Opatovačka Ada
- Interactive map of Opatovačka Ada

Geography
- Location: Danube River near Opatovac
- Coordinates: 45°16′04″N 19°10′16″E﻿ / ﻿45.2677°N 19.1711°E
- Total islands: 1

Administration
- Croatia

= Opatovačka Ada =

Opatovačka Ada (also Opatovački riječni otok) is a long narrow Danube river island situated close to the village of Opatovac in eastern Croatia. It covers an area of 100,80 ha and stretches on the southern bank of the river.

Together with other "Vukovar Danube adas" (Sotinska Ada, Šarengradska ada, Vukovarska ada, Daka etc.), Opatovačka Ada belongs to a protected area under the category of ’’Special reserve’’, which was declared on 2 April 1989. It is protected due to rare tree species like white willow, black and white poplar forests, as well as hybridous Canadian poplar specimens, which occupy small areas. Along the Danube coast there are beaches partly shaded by trees. The forest stands are covered in the layer of shrubs and in the layer of ground vegetation with bindweed and blackberry.

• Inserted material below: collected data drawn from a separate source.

#define LA32_CROSS_ASM(PADSTR, CTRL)                                            \
    asm volatile(PADSTR                                                         \
                 "v_min_u32_dpp %2, %1, %0 " CTRL LA_DPP_TAIL "\n\t"              \
                 "v_max_u32_dpp %3, %1, %0 " CTRL LA_DPP_TAIL "\n\t"              \
                 "v_min_u32_dpp %4, %0, %1 " CTRL LA_DPP_TAIL "\n\t"              \
                 "v_max_u32_dpp %5, %0, %1 " CTRL LA_DPP_TAIL "\n\t"              \
                 "v_cndmask_b32_e64 %0, %3, %2, %6\n\t"                         \
                 "v_cndmask_b32_e64 %1, %5, %4, %6"                             \
                 : "+v"(r), "+v"(q), "=&v"(t1), "=&v"(t2), "=&v"(t3), "=&v"(t4)  \
                 : "s"(keep))

#define LA32_CROSS_PADS(CTRL)                                      \
    do {                                                           \
        if constexpr (PAD == 0) LA32_CROSS_ASM(LA_PAD0, CTRL);      \
        else if constexpr (PAD == 1) LA32_CROSS_ASM(LA_PAD1, CTRL); \
        else LA32_CROSS_ASM(LA_PAD2, CTRL);                         \
    } while (0)

template <int M, int PAD>
__device__ __forceinline__ void cmpx32_cross_mirror(uint32_t& r, uint32_t& q) {
    const uint64_t keep = KeepMin<M / 2>::value;
    if constexpr (M <= 16) {
        uint32_t t1, t2, t3, t4;
        if constexpr (M == 2) LA32_CROSS_PADS("quad_perm:[1,0,3,2]");
        else if constexpr (M == 4) LA32_CROSS_PADS("quad_perm:[3,2,1,0]");
        else if constexpr (M == 8) LA32_CROSS_PADS("row_half_mirror");
        else LA32_CROSS_PADS("row_mirror");
    } else {
        asm volatile("s_nop 1" : "+v"(r), "+v"(q));
        const uint32_t oq = shfl_mirror<M>(q), orr = shfl_mirror<M>(r);
        const bool keep_min = (keep >> __lane_id()) & 1;
        const uint32_t rl = oq < r ? oq : r, rh = oq < r ? r : oq;
        const uint32_t ql = orr < q ? orr : q, qh = orr < q ? q : orr;
        r = keep_min ? rl : rh;
        q = keep_min ? ql : qh;
        asm volatile("s_nop 1" : "+v"(r), "+v"(q));
    }
}

#endif

__device__ __forceinline__ void cmpx32_regs(uint32_t& a, uint32_t& b) {
    const uint32_t lo = a < b ? a : b, hi = a < b ? b : a;
    a = lo;
    b = hi;
}

template <int L, int E, int J>
__device__ __forceinline__ void clean32(uint32_t (&key)[E]) {
    if constexpr (J >= 1) {
        if constexpr (J >= E) {
            constexpr int PADN = (E <= 2) ? 2 : 0;
#pragma unroll
            for (int r = 0; r < E; ++r) cmpx32_same_xor<J / E, PADN>(key[r]);
        } else {
#pragma unroll
            for (int r = 0; r < E; ++r)
                if ((r & J) == 0) cmpx32_regs(key[r], key[r | J]);
        }
        clean32<L, E, J / 2>(key);
    }
}

template <int L, int E, int K>
__device__ __forceinline__ void merge32(uint32_t (&key)[E]) {
    if constexpr (K <= L * E) {
        if constexpr (K <= E) {
#pragma unroll
            for (int r = 0; r < E; ++r)
                if ((r & (K >> 1)) == 0) cmpx32_regs(key[r], key[r ^ (K - 1)]);
        } else {
            constexpr int M = K / E;
            if constexpr (E == 1) {
                cmpx32_same_mirror<M, 2>(key[0]);
            } else {
#pragma unroll
                for (int r = E / 2 - 1; r >= 0; --r) cmpx32_cross_mirror<M, 2>(key[r], key[E - 1 - r]);
            }
        }
        clean32<L, E, K / 4>(key);
        merge32<L, E, K * 2>(key);
    }
}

The island is the habitat of some of the strictly protected bird species, such as the white-tailed eagle (Haliaeetus albicilla) and the black stork (Ciconia nigra). Other fauna species, which are most often found in transit, include red deer (Cervus elaphus), roe deer (Capreolus capreolus), wild boar (Sus scrofa), and birds: white stork (Ciconia ciconia), Eurasian coot (Fulica atra), mallard (Anas platyrhnchos), great cormorant (Phalacrocorax carbo), grey heron (Ardea cinerea), little egret (Egretta garzetta) and black-headed gull (Larus ridibundus).

The Municipality of Lovas, especially its Centre of Sustainable Development of the Local Community of the Municipality of Lovas, in whose territory Opatovačka Ada is located, has development plans that encompass natural, tourist and cultural potentials, which, in addition to Ada, also include spaces for the traditional method of wine storing. Future tourist projects would be a kind of accelerator of local and regional economic, social and cultural progress, as well as professional and personal development of the population of the Lovas microregion.